Relays on the other hand follow standard activitypub redistribution logic, and have delivery retries and timeouts, and the machinery allows for the relay to say "hey, I was down for a bit, let me query each outbox I know about to get any events I missed"

So I've mixed feelings about actually implementing this if folks are starting to switch to and support relays for this type of activity. I think effort may be better spent in supporting things like "relay requests" and a "add relay" workflow, that's kinda oauth-y in that it uses redirects to handle setting up the relay.

ThisIsMissEm · 2023-10-19T14:29:05Z

I think it's also compound by, as I noted, no way for admins to see who is connected to streaming and extracting data from a server, where as relay's are very opaque: you have a defined list of them, and they'll only ever receive public activities.

We could also add a mechanism for "OAuth Application Management" to the admin panel, but ever install of a public client (any mobile or browser-based app, that doesn't have a server component) appears as an entirely new application registration, so it can be difficult to say "group by app name" or something similar.. and you don't really want a table of thousands of similar rows.

alexjc · 2023-10-19T19:01:39Z

Hmm, the fact that Relaying is opt-in completely negates its viability as a solution here. Only OAuth would really work, assuming it did work for clients — as one would expect from the API docs. This is classified as a bug in the tracker, and I agree. I think it should be fixed as the recent change to the defaults in 4.2.0 is harming the social cohesion of the fediverse.

ThisIsMissEm · 2023-10-19T19:29:56Z

Right, but you understand that the lack of consent here is a real conflict point, right? Like, as far as I know, a lot of the Mastodon APIs will not work without a user present, i.e., client credentials don't generally work due to the permissions system in Mastodon.

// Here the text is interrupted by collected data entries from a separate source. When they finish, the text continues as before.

// ... 448 lines not shown
            const int kt16 = (kt + 15) & ~15;
            if (!single_tile) {
                __syncthreads();
                stage_tile(k0, kt, kt16);
                KSTAMP(5);
            }
            const int n_tiles = kt16 / 16;
            for (int jt = 0; jt < n_tiles; jt += 2) {
                const int jb = min(jt + 1, n_tiles - 1);
                v4f64 acca[NF], accb[NF];
#pragma unroll
                for (int u = 0; u < NF; ++u) { acca[u] = (v4f64){0.0, 0.0, 0.0, 0.0}; accb[u] = acca[u]; }
                if constexpr (KS <= 4) {
#pragma unroll
                    for (int s = 0; s < KS; ++s) {
                        const double afa = cs[jt * TS + s * 64 + lane];
#pragma unroll
                        for (int u = 0; u < NF; ++u)
                            acca[u] = __builtin_amdgcn_mfma_f64_16x16x4f64(afa, zb[u][s], acca[u], 0, 0, 0);
                    }
#pragma unroll
                    for (int s = 0; s < KS; ++s) {
                        const double afb = cs[jb * TS + s * 64 + lane];
#pragma unroll
                        for (int u = 0; u < NF; ++u)
                            accb[u] = __builtin_amdgcn_mfma_f64_16x16x4f64(afb, zb[u][s], accb[u], 0, 0, 0);
                    }
                } else {
                    double fa = cs[jt * TS + lane], fb = cs[jb * TS + lane];
#pragma unroll
                    for (int s = 0; s < KS; ++s) {
                        double na = fa, nb = fb;
                        if (s + 1 < KS) {
                            na = cs[jt * TS + (s + 1) * 64 + lane];
                            nb = cs[jb * TS + (s + 1) * 64 + lane];
                        }
#pragma unroll
                        for (int u = 0; u < NF; ++u) {
                            acca[u] = __builtin_amdgcn_mfma_f64_16x16x4f64(fa, zb[u][s], acca[u], 0, 0, 0);
                            accb[u] = __builtin_amdgcn_mfma_f64_16x16x4f64(fb, zb[u][s], accb[u], 0, 0, 0);
                        }
                        fa = na;
                        fb = nb;
                    }
                }
                if constexpr (!fold) {
#pragma unroll
                    for (int r = 0; r < 4; ++r) {
                        const double ha = chalf[jt * 16 + g + 4 * r], hb = chalf[jb * 16 + g + 4 * r];
#pragma unroll
                        for (int u = 0; u < NF; ++u) { acca[u][r] -= ha; accb[u][r] -= hb; }
                    }
                }
                __builtin_amdgcn_sched_barrier(0);
                if constexpr (KS > 4) asm volatile("s_nop 15\n\ts_nop 3" ::: "memory");
                double ma[NF], mb[NF];
#pragma unroll
                for (int u = 0; u < NF; ++u) ma[u] = max_f64(max_f64(acca[u][0], acca[u][1]), max_f64(acca[u][2], acca[u][3]));
                asm volatile("s_nop 7" ::: "memory");
                __builtin_amdgcn_sched_barrier(0);
#pragma unroll
                for (int u = 0; u < NF; ++u) {
                    mb[u] = max_f64(max_f64(accb[u][0], accb[u][1]), max_f64(accb[u][2], accb[u][3]));
                    const double m = max_f64(ma[u], mb[u]);
                    const bool better = m > best[u];
                    best[u] = better ? m : best[u];
                    const int code = kGlobalRecovery ? (((k0 >> 4) + jt) << 1) | (jb == jt ? 1 : 0) : jt;
                    bpair[u] = better ? code : bpair[u];
                }
            }
            KSTAMP(2);
            if constexpr (!kGlobalRecovery) {
#pragma unroll
            for (int u = 0; u < NF; ++u) {
                double M = best[u];
                M = fmax(M, __shfl_xor(M, 16, 64));
                M = fmax(M, __shfl_xor(M, 32, 64));
                const unsigned long long tied = __ballot(best[u] == M) >> j16;
                unsigned pending = (unsigned)(tied & 1) | (unsigned)((tied >> 15) & 2) | (unsigned)((tied >> 30) & 4) |
                                   (unsigned)((tied >> 45) & 8);
                int found = 0x7fffffff;
                while (__any(pending != 0)) {
                    const int gs = pending ? __builtin_ctz(pending) : 0;
                    const int pj = __shfl(bpair[u], j16 + 16 * gs, 64);
                    const int ta = pj, tb = min(pj + 1, n_tiles - 1);
                    const int crow = gs + 4 * g;
                    const double* ca = cs + ta * TS + crow;
                    const double* cb = cs + tb * TS + crow;
                    double da = 0.0, db = 0.0;
#pragma unroll
                    for (int s = 0; s < KS; ++s)
#pragma unroll
                        for (int gp = 0; gp < 4; ++gp) {
                            const double zv = __shfl(zb[u][s], j16 + 16 * gp, 64);
                            da = fma(ca[s * 64 + gp * 16], zv, da);
                            db = fma(cb[s * 64 + gp * 16], zv, db);
                        }
                    if constexpr (!fold) {
                        da -= chalf[ta * 16 + crow];
                        db -= chalf[tb * 16 + crow];
                    }
                    int cand = 0x7fffffff;
                    if (pending) {
                        if (db == M) cand = k0 + tb * 16 + crow;
                        if (da == M) cand = k0 + ta * 16 + crow;
                    }
                    cand = min(cand, __shfl_xor(cand, 16, 64));
                    cand = min(cand, __shfl_xor(cand, 32, 64));
                    found = min(found, cand);
                    pending &= pending - 1;
                }
                if (found < k) { bm[u] = M; bidx[u] = found; }
            }
            }
        }
        if constexpr (kGlobalRecovery) {
#pragma unroll
            for (int u = 0; u < NF; ++u) {
                double M = best[u];
                M = fmax(M, __shfl_xor(M, 16, 64));
                M = fmax(M, __shfl_xor(M, 32, 64));
                const unsigned long long tied = __ballot(best[u] == M) >> j16;
                unsigned pending = (unsigned)(tied & 1) | (unsigned)((tied >> 15) & 2) | (unsigned)((tied >> 30) & 4) |
                                   (unsigned)((tied >> 45) & 8);
                int found = 0x7fffffff;
                const T* row = x + (fok[u] ? fidx[u] : 0) * ld;
                while (__any(pending != 0)) {
                    const int gs = pending ? __builtin_ctz(pending) : 0;
                    const int pj = __shfl(bpair[u], j16 + 16 * gs, 64);
                    const int ta = pj >> 1, tb = ta + ((pj & 1) ? 0 : 1);
                    const int crow = gs + 4 * g;
                    const int ia = ta * 16 + crow, ib = tb * 16 + crow;
                    const double* ca = centers + (size_t)min(ia, k - 1) * d;
                    const double* cb = centers + (size_t)min(ib, k - 1) * d;
                    double da = 0.0, db = 0.0;
                    int f = 0;
                    for (; f + 8 <= d; f += 8) {
                        double v[8], va[8], vb[8];
#pragma unroll
                        for (int q = 0; q < 8; ++q) {
                            v[q] = load_as_f64(row + f + q);
                            va[q] = ca[f + q];
                            vb[q] = cb[f + q];
                        }
#pragma unroll
                        for (int q = 0; q < 8; ++q) {
                            double z = v[q];
                            if (mean) z = (z - mean[f + q]) / stdv[f + q];
                            da = fma(va[q], z, da);
                            db = fma(vb[q], z, db);
                        }
                    }
                    for (; f < d; ++f) {
                        double v = load_as_f64(row + f);
                        if (mean) v = (v - mean[f]) / stdv[f];
                        da = fma(ca[f], v, da);
                        db = fma(cb[f], v, db);
                    }
                    da -= chalf_g[min(ia, k - 1)];
                    db -= chalf_g[min(ib, k - 1)];
                    int cand = 0x7fffffff;
                    if (pending) {
                        if (ib < k && db == M) cand = ib;
                        if (ia < k && da == M) cand = ia;
                    }
                    cand = min(cand, __shfl_xor(cand, 16, 64));
                    cand = min(cand, __shfl_xor(cand, 32, 64));
                    found = min(found, cand);
                    pending &= pending - 1;
                }
                if (found < k) { bm[u] = M; bidx[u] = found; }
            }
        }
        KSTAMP(3);
#pragma unroll
        for (int u = 0; u < NF; ++u) {
            if (!fok[u]) continue;
            if constexpr (ACCUM) {
                const int old = labels ? labels[fidx[u]] : -1;
                if (!labels || old != bidx[u]) {
                    unsigned long long* base = lds_acc ? lsum : sums;
                    unsigned long long* srow = base + (size_t)bidx[u] * d;
#pragma unroll
                    for (int s = 0; s < KS; ++s) {
                        const int f = 4 * s + g;
                        if (f < d) {
                            const unsigned long long fx = (unsigned long long)to_fixed(zb[u][s], scale);
                            atomicAdd(&srow[f], fx);
                            if (old >= 0) atomicAdd(&base[(size_t)old * d + f], 0ull - fx);
                        }
                    }
                    if (g == 0) {
                        atomicAdd((lds_acc ? lcnt : counts) + bidx[u], 1ull);
                        if (old >= 0) atomicAdd((lds_acc ? lcnt : counts) + old, ~0ull);
                        if (labels) labels[fidx[u]] = bidx[u];
                    }
                }
            } else {
                if (g == 0) {
                    labels[fidx[u]] = bidx[u];
                    if (mindist) {
                        const T* row = x + fidx[u] * ld;
                        double zsq = 0.0;
                        for (int f = 0; f < d; ++f) {
                            double v = load_as_f64(row + f);
                            if (mean) v = (v - mean[f]) / stdv[f];
                            zsq = fma(v, v, zsq);
                        }
                        const double md = -2.0 * bm[u] + zsq;
                        mindist[fidx[u]] = md > 0.0 ? md : 0.0;
                    }
                }
            }
        }
        KSTAMP(4);
    }
    KSTAMP(7);
    if constexpr (ACCUM) {
        if (lds_acc) {
            __syncthreads();
            KSTAMP(5);
            for (int i = tid; i < k * d; i += kMT)
                if (lsum[i]) atomicAdd(&sums[i], lsum[i]);
            for (int i = tid; i < k; i += kMT)
                if (lcnt[i]) atomicAdd(&counts[i], lcnt[i]);
        }
    }
    KSTAMP(6);
    KSTAMP_FLUSH
}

i.e., currently you can approve an OAuth 2.0 application for the admin:read:domain_blocks scope whilst not being an administrator with those permissions, and the API call just fails due to a permissions error, despite you using an access token or client credentials with the appropriate scope.

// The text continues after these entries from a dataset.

Restructures the attention main loop so each consumer warpgroup issues the P·V MMA of the previous tile together with the Q·K MMA of the next tile in one turn. Named barriers alternate turns between the two warpgroups, so one warpgroup's tensor-core work overlaps the other's softmax. This targets tensor-core idle time during the exponent and rescale math, at the cost of extra barrier synchronisation and a more fragile turn-passing protocol.

```diff
diff --git a/unimatch_b200/csrc/um_attention_tc.cu b/unimatch_b200/csrc/um_attention_tc.cu
--- a/unimatch_b200/csrc/um_attention_tc.cu
+++ b/unimatch_b200/csrc/um_attention_tc.cu
@@ -242,15 +242,60 @@
 #pragma unroll
   for (int i = 0; i < 64; ++i) o[i] = 0.f;
   const bool dump = p.dbg && blockIdx.x == 0 && blockIdx.y == 0 && blockIdx.z == 0;
-  for (int j = 0; j < T; ++j) {
+  auto wait_turn = [&]() { asm volatile("bar.sync %0, 256;" ::"r"(2 + wg) : "memory"); };
+  auto pass_turn = [&]() { asm volatile("bar.arrive %0, 256;" ::"r"(3 - wg) : "memory"); };
+  uint32_t ph[16], pl[16];
+  float sv[32];
+  auto issue_pv = [&](int j) {
+    const int sp = j & 1;
+    mbar_wait_inline(v_full + sp, (j >> 1) & 1);
+    const uint32_t v_base = smem_u32(smem + OFF_V + sp * KV_STAGE_BYTES);
+#pragma unroll
+    for (int c = 0; c < 3; ++c)
+#pragma unroll
+      for (int ks = 0; ks < 4; ++ks) {
+        const uint32_t* pp = c == 0 ? pl : ph;
+        const uint32_t a[4] = {pp[4 * ks], pp[4 * ks + 1], pp[4 * ks + 2], pp[4 * ks + 3]};
+        wgmma_rs_n128_tb(o, a, desc_mnmajor(v_base + (c == 1 ? 16384 : 0) + ks * 2048, 8192), true);
+      }
+  };
+  auto issue_s = [&](int j) {
     const int s = j & 1;
+    mbar_wait_inline(k_full + s, (j >> 1) & 1);
+    const uint32_t k_base = smem_u32(smem + OFF_K + s * KV_STAGE_BYTES);
+    const int qa[3] = {1, 0, 0}, kb[3] = {0, 1, 0};
+#pragma unroll
+    for (int c = 0; c < 3; ++c)
+#pragma unroll
+      for (int half = 0; half < 2; ++half)
+#pragma unroll
+        for (int ks = 0; ks < 4; ++ks)
+          wgmma_ss<BN>(sv, desc_kmajor(q_base + (qa[c] * 2 + half) * 16384 + ks * 32),
+                       desc_kmajor(k_base + (kb[c] * 2 + half) * 8192 + ks * 32), (c | half | ks) != 0);
+  };
+  auto mma_turn = [&](int j_pv, int j_s, bool pass) {
+    wait_turn();
+    fence_acc(o);
+    fence_acc(sv);
+    wgmma_fence();
+    if (j_pv >= 0) issue_pv(j_pv);
+    if (j_s >= 0) issue_s(j_s);
+    wgmma_commit();
+    if (pass) pass_turn();
+    wgmma_wait<0>();
+    fence_acc(o);
+    fence_acc(sv);
+    __syncwarp();
+    if (lane == 0) {
+      if (j_s >= 0) mbar_arrive(k_empty + (j_s & 1));
+      if (j_pv >= 0) mbar_arrive(v_empty + (j_pv & 1));
+    }
+  };
+  auto softmax = [&](int j) {
     const int n0 = j * BN;
-    float sv[32];
-    compute_s(j, sv);
     if (dump && j == 0)
 #pragma unroll
       for (int i = 0; i < 32; ++i) p.dbg[(fr + 8 * ((i >> 1) & 1)) * BN + 8 * (i >> 2) + fc + (i & 1)] = sv[i];
-    uint32_t ph[16], pl[16];
 #pragma unroll
     for (int h = 0; h < 2; ++h) {
 #pragma unroll
@@ -285,24 +330,15 @@
       }
       l_run[h] = l_run[h] * alpha + sum;
     }
-    mbar_wait_inline(v_full + s, (j >> 1) & 1);
-    const uint32_t v_base = smem_u32(smem + OFF_V + s * KV_STAGE_BYTES);
-    fence_acc(o);
-    wgmma_fence();
-#pragma unroll
-    for (int c = 0; c < 3; ++c)
-#pragma unroll
-      for (int ks = 0; ks < 4; ++ks) {
-        const uint32_t* pp = c == 0 ? pl : ph;
-        const uint32_t a[4] = {pp[4 * ks], pp[4 * ks + 1], pp[4 * ks + 2], pp[4 * ks + 3]};
-        wgmma_rs_n128_tb(o, a, desc_mnmajor(v_base + (c == 1 ? 16384 : 0) + ks * 2048, 8192), true);
-      }
-    wgmma_commit();
-    wgmma_wait<0>();
-    fence_acc(o);
-    __syncwarp();
-    if (lane == 0) mbar_arrive(v_empty + s);
-  }
+  };
+  if (wg == 1) pass_turn();
+  mma_turn(-1, 0, true);
+  softmax(0);
+  for (int j = 1; j < T; ++j) {
+    mma_turn(j - 1, j, true);
+    softmax(j);
+  }
+  mma_turn(T - 1, -1, wg == 0);
 
   float inv[2];
 #pragma unroll
```

Measured after the change: 81.67 before, 83.09 after, median of 6. 1.7% higher.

alexjc · 2023-10-19T20:05:31Z

Well, 4.2 shut down the public streaming without consent of the server admins. What you're bringing up are interesting design issues going forward, but the reality of this is an API that already exists and used to work. Now it no longer works as you'd expect from the docs. It's labeled as a bug.

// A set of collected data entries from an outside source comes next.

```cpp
static double short_direction_bound(const prt_scene* s, int node);
// ... 261 lines not shown
  out->implied1 = c.box_contains_solid(nodes[0]) ? 1 : 0;
  for (int k = 0; k < 6; ++k) out->box1[k] = s->nodes[nodes[0]].aabb[k];
  if (n_leaves == 3) {
    out->op2 = s->nodes[nodes[1]].op;
    out->implied2 = c.box_contains_solid(nodes[1]) ? 1 : 0;
    for (int k = 0; k < 6; ++k) out->box2[k] = s->nodes[nodes[1]].aabb[k];
  }
  for (int k = 0; k < n_leaves; ++k) {
    const int prim = s->nodes[leaves[k]].prim;
    const prt_prim& pr = s->prims[prim];
    out->prim[k] = prim;
    for (int j = 0; j < 6; ++j) out->leaf[k][j] = pr.params[j];
    for (int j = 0; j < 12; ++j) out->leaf[k][6 + j] = pr.minv[j];
  }
  out->clearance = s->options.no_clearance ? 0 : 1;
  out->intervals = (out->op1 == PRT_NODE_INTERSECT && out->implied1 && (n_leaves == 2 || (out->op2 == PRT_NODE_INTERSECT && out->implied2))) ? 1 : 0;
  if (s->options.no_intervals) out->intervals = 0;
  return true;
}
static Operand compile_component(const prt_scene* s, int root_node, std::vector<DevInstr>& code,
                                 int root_rule, int* slots) {
  size_t box_at = (size_t)-1;
  const bool cull_off = s->options.no_cull != 0;
  const int cull_min = s->options.cull_min > 0 ? s->options.cull_min : 3;
  const bool line_cull = root_rule == ROOT_RENDER && !cull_off;
  if ((root_rule == ROOT_TRACE && (int)s->roots.size() >= cull_min && !cull_off) || line_cull) {
    DevInstr in = Compiler::blank(I_BOX);
    in.a1 = line_cull ? BOX_LINE : BOX_TEST;
    double* box = in.data;
    if (solid_bounds(s, root_node, box) && short_direction_bound(s, root_node) <= kWellFormedLen2Lo) {
// ... 365 lines not shown
    }
    const prt_material& m = s->mats[p.material];
    if (m.kind < PRT_MAT_NONE || m.kind > PRT_MAT_HOST) {
      delete s;
      return fail(PRT_ERR_SCENE, "unknown material kind");
    }
    DevPrim d;
    std::memset(&d, 0, sizeof(d));
    std::memcpy(d.minv, p.minv, sizeof(d.minv));
    std::memcpy(d.params, p.params, sizeof(d.params));
    std::memcpy(d.coef, m.coef, sizeof(d.coef));
    d.surface_id = (double)p.surface_id;
    d.type = p.type;
    d.mat_kind = m.kind;
    d.normal_scale = p.normal_scale < 0 ? -1 : 1;
    if (m.kind == PRT_MAT_NONE || m.kind == PRT_MAT_HOST || m.kind == PRT_MAT_TABLE) s->has_untracable = true;
    if (m.kind == PRT_MAT_TABLE) {
      const double nan_index = m.coef[3];
      std::memset(d.coef, 0, sizeof(d.coef));
      d.coef[3] = nan_index;
    }
    s->dev_prims.push_back(d);
  }
  compile_trace_program(s);
  if (const char* wrong = verify_program(s, s->trace_program, true)) {
    const std::string message = std::string("internal error, the compiled trace program is malformed: ") + wrong;
    delete s;
    return fail(PRT_ERR_SCENE, message);
  }
  s->has_cull_steps = count_steps(s->trace_program.code, I_BOX) > 0;
// ... 313 lines not shown
```

pyrayt_amd/csrc/prt_trace_kernels.hpp:

```cpp
#pragma once
__device__ __forceinline__ LaneLists lane_lists(int slots) { return LaneLists{slots, 0}; }

__device__ __forceinline__ Ray8 load_ray8(const double* __restrict__ rays, int64_t ld, int64_t i) {
  Ray8 r;
  r.ox = rays[0 * ld + i]; r.oy = rays[1 * ld + i]; r.oz = rays[2 * ld + i]; r.ow = rays[3 * ld + i];
  r.dx = rays[4 * ld + i]; r.dy = rays[5 * ld + i]; r.dz = rays[6 * ld + i]; r.dw = rays[7 * ld + i];
  r.gated = false;
  r.any_w = true;
  r.lex = false;
  r.paths = nullptr;
  return r;
}

struct TraceCtrl {
  int64_t n_cur;
  int64_t n_live;
  int64_t n_carry;
  int64_t row_base;
  int64_t rows_cap;
  int32_t error;
  int32_t pad;
  unsigned long long paths[6];
};

// ... 185 lines not shown
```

ThisIsMissEm · 2023-10-19T20:40:46Z

Well, 4.2 shut down the public streaming without consent of the server admins.

Yes, to bring that API inline with the security constraints present on the other APIs.

It's labeled as a bug.

Labels can be wrong.

Like, we could implement this, but it does have some serious data privacy and security implications, and even though I do have a working implementation, I think it'll be blocked on rectifying the ability to control and moderate applications, as certainly not ever application with client credentials will work in ethical ways. (see also, cambridge analytica or the way in which malicious servers/people try to subvert blocks placed on them in order to cause harm.

alexjc · 2023-10-20T05:25:08Z

Interesting how you only mentioned security concerns 15 messages into the discussion, and even then you provided a workaround that claimed it was a better technical solution with the data still available. I count at least three ways to get the data; it's a public social network after all.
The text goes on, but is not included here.